Problem details: For each line below, check whether "char" is present. Report how many lines have it, nothing else.

Data records:
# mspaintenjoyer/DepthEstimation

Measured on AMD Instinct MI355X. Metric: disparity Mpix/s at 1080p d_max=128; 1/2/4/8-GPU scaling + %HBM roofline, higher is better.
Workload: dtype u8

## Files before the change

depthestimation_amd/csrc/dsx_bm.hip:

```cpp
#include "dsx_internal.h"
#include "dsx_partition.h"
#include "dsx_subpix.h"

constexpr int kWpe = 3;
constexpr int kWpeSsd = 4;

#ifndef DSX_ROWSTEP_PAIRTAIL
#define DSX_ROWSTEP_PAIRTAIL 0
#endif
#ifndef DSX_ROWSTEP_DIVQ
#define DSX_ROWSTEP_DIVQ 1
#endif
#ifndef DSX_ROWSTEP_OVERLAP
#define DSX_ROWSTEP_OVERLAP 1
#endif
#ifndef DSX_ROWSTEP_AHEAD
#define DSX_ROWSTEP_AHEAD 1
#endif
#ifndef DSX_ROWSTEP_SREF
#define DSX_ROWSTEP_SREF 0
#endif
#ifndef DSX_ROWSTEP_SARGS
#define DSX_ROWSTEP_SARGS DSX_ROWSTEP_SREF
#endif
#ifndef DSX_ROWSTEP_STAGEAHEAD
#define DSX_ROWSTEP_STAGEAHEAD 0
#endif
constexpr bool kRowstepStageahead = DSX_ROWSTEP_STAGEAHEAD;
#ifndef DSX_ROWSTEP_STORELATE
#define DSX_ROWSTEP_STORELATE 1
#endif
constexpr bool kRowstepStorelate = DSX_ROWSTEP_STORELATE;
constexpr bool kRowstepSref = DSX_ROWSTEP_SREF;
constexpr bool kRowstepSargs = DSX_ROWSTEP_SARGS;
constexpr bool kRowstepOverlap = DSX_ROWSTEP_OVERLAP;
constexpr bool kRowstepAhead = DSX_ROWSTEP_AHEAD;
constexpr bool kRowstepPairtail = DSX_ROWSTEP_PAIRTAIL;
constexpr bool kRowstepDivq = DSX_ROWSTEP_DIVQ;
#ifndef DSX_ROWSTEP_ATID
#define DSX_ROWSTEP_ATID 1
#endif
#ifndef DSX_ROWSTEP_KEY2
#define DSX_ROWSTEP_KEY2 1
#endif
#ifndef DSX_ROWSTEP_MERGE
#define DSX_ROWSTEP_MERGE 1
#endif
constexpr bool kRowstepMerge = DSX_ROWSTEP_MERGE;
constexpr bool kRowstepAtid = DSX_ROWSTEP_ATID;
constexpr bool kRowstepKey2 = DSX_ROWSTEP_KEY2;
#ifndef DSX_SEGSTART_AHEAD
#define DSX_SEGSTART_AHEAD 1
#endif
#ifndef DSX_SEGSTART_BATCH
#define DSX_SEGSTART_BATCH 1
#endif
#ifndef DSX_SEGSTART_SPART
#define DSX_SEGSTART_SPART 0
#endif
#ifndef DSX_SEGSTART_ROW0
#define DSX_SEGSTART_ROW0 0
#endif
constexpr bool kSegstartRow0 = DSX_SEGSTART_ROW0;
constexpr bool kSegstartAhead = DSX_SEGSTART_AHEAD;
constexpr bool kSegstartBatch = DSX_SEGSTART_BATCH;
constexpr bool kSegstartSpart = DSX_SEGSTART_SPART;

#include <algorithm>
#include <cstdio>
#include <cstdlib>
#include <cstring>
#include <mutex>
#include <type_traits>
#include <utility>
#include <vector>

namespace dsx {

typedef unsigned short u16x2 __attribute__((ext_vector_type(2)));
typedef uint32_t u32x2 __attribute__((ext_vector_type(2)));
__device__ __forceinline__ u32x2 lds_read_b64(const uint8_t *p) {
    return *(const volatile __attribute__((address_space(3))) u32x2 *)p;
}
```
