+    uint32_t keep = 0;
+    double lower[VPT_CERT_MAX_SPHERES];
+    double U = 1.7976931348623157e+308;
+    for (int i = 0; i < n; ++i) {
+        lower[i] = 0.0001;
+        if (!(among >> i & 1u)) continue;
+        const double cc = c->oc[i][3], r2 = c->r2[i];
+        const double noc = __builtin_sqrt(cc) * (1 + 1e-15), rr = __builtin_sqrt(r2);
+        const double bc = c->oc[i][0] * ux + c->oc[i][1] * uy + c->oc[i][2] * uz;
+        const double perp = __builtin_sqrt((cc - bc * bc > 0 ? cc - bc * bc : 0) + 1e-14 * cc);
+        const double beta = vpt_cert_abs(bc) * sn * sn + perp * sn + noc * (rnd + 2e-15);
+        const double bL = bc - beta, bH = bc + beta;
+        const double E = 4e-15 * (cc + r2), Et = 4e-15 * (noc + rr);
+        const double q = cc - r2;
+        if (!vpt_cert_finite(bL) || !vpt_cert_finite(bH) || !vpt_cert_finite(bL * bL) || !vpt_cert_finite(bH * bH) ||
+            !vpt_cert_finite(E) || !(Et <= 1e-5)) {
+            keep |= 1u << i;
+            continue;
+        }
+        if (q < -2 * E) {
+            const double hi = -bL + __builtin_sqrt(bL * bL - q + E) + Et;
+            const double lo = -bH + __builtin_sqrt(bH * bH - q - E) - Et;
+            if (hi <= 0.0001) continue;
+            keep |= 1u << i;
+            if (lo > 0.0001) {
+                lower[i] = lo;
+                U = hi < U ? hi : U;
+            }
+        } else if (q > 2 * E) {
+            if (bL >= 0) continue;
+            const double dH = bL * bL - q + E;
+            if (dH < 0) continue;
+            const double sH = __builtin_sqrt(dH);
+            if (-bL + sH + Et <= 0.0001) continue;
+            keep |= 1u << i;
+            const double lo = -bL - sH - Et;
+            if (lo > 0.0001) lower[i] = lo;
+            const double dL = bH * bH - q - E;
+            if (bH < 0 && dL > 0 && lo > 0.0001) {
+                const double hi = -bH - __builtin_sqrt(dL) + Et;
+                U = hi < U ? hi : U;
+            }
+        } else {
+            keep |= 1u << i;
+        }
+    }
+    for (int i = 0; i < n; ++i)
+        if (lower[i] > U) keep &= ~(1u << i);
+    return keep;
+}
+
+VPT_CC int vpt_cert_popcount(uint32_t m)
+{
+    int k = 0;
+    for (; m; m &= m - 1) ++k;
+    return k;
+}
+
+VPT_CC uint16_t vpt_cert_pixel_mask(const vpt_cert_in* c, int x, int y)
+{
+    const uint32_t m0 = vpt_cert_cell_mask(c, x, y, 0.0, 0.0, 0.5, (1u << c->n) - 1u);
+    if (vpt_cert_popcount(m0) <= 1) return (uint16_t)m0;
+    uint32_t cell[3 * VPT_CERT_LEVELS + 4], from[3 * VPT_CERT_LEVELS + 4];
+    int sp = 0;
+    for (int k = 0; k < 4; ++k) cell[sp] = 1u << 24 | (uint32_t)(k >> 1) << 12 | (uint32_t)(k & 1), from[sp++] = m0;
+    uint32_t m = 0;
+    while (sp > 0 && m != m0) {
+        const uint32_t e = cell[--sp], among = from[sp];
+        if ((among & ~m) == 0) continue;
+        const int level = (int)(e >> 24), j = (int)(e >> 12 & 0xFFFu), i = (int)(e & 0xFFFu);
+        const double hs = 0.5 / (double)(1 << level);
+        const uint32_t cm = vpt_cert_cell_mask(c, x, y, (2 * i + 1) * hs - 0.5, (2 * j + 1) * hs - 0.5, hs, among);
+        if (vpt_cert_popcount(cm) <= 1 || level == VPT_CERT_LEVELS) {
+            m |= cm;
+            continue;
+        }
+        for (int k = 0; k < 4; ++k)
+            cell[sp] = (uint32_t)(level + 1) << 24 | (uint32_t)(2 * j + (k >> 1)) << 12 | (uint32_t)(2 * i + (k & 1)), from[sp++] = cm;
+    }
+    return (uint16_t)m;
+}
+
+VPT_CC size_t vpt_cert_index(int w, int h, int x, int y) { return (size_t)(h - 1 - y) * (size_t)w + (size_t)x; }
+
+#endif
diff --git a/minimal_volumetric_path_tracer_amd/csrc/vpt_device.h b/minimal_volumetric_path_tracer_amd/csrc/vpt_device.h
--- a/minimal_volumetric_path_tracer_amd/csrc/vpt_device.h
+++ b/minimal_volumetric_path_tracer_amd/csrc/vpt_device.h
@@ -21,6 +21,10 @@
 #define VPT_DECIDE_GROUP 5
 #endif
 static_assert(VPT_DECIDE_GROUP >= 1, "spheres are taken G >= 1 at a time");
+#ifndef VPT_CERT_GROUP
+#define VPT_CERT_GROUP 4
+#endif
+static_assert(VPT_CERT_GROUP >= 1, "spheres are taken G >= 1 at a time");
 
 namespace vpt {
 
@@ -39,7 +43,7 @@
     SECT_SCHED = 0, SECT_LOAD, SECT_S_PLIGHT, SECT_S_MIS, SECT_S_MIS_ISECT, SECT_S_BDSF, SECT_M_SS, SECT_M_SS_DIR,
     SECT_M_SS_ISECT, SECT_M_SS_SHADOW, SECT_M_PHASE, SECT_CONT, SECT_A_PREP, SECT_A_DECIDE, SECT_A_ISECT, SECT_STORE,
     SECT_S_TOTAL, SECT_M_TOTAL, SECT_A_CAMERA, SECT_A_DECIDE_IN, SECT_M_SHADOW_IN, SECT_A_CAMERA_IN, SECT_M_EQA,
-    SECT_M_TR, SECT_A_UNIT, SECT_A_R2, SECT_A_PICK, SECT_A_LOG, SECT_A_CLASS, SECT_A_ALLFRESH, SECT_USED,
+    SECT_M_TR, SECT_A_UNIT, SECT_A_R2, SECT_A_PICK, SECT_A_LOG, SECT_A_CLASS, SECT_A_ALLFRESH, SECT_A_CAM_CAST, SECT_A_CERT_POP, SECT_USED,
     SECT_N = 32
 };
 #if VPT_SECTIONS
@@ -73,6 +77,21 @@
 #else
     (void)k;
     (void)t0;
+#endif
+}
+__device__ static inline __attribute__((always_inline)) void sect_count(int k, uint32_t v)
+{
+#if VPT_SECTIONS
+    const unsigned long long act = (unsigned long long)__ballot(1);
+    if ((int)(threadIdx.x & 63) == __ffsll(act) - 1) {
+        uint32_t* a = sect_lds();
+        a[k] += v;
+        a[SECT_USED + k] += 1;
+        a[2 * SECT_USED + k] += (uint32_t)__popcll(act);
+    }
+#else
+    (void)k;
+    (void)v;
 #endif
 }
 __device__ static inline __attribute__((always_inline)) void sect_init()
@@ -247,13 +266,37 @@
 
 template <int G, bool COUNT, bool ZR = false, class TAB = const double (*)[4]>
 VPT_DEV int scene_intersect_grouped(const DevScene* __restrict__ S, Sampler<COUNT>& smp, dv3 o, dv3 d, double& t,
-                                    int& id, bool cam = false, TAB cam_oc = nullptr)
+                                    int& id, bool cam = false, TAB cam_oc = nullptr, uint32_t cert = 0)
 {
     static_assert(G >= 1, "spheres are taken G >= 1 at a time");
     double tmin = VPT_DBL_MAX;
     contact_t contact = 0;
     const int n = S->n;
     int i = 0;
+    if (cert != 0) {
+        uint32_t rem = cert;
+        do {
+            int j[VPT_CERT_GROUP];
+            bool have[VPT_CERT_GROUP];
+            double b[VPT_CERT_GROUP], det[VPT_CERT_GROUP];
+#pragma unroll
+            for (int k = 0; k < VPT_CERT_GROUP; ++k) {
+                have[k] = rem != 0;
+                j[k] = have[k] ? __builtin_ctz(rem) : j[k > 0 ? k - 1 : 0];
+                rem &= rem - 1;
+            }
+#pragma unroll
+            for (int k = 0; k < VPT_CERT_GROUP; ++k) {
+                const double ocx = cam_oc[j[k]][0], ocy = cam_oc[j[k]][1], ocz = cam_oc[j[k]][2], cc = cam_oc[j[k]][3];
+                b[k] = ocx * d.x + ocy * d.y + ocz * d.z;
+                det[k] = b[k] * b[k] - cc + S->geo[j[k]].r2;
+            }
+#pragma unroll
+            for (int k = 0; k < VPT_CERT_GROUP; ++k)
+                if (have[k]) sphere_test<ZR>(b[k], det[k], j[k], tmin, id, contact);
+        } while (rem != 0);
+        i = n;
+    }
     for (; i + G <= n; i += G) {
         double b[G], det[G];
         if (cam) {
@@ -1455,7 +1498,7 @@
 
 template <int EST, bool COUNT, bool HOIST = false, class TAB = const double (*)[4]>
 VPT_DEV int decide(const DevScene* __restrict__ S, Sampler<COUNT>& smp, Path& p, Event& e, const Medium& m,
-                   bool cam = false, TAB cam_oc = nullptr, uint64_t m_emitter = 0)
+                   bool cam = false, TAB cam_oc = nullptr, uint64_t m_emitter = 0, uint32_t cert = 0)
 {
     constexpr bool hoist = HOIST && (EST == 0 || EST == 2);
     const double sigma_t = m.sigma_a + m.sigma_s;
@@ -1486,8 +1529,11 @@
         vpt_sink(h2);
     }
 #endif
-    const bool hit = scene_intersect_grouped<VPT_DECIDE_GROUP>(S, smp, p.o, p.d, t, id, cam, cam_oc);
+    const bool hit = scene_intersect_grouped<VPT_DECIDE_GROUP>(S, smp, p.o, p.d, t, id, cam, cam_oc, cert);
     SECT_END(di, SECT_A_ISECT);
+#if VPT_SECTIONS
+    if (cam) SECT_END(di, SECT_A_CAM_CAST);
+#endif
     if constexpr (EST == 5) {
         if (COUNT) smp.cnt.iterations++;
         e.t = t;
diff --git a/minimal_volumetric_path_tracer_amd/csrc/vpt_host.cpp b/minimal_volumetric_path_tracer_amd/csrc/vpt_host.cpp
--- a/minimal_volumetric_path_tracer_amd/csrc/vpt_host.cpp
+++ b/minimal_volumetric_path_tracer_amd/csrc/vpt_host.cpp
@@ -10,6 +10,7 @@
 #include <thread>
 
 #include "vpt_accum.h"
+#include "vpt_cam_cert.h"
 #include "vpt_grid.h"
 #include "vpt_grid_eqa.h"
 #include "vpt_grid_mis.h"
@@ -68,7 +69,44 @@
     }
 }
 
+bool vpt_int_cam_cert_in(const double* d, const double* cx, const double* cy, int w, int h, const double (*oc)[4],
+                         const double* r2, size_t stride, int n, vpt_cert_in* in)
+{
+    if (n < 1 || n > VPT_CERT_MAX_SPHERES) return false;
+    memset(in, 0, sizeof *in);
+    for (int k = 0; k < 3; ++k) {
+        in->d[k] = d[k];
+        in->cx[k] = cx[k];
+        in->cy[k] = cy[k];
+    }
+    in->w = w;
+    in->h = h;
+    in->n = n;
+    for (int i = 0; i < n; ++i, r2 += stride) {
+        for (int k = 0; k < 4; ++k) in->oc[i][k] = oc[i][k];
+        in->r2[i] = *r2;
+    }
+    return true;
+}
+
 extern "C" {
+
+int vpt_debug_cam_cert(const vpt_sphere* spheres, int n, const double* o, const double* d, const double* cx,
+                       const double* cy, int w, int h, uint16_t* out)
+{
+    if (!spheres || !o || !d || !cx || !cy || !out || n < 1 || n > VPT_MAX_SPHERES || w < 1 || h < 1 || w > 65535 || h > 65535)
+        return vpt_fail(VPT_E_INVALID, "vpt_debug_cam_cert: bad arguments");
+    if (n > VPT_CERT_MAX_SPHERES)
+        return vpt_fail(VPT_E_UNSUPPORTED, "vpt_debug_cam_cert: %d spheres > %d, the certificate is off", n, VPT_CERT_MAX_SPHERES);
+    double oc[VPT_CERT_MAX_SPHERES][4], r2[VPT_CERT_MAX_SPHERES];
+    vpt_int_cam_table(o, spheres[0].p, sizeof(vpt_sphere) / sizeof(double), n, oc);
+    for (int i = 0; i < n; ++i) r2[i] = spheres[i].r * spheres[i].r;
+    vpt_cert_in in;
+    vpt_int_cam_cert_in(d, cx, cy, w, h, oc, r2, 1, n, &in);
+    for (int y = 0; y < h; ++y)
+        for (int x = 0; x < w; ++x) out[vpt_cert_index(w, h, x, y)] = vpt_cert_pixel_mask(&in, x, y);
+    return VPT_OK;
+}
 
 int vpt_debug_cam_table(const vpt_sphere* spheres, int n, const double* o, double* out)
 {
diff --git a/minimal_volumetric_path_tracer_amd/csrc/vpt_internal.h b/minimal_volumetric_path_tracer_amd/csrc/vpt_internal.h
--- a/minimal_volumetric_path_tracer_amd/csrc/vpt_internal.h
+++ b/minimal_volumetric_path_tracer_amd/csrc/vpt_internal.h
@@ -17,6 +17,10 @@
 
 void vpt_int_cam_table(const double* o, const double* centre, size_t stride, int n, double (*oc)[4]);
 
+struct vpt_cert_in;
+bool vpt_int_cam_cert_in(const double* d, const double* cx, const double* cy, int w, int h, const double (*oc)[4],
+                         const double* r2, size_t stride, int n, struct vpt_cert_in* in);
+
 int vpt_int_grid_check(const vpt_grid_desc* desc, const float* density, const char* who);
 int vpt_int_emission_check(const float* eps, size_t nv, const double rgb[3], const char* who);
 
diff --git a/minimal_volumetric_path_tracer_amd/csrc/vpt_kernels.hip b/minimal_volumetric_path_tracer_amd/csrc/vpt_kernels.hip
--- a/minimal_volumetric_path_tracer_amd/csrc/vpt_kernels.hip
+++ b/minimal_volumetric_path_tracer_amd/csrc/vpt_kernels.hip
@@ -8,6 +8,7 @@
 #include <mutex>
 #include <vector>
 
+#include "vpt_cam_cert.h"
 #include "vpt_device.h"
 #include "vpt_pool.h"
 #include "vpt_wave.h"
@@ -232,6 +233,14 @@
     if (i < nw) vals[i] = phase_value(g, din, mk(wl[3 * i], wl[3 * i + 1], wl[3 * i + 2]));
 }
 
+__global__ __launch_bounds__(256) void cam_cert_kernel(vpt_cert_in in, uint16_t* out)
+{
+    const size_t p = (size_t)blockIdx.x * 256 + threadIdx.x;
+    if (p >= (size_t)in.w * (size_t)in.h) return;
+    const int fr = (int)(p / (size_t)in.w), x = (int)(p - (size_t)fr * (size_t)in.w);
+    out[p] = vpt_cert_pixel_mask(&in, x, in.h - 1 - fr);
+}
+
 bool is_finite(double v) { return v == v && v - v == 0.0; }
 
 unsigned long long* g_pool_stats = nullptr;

The completed task: 2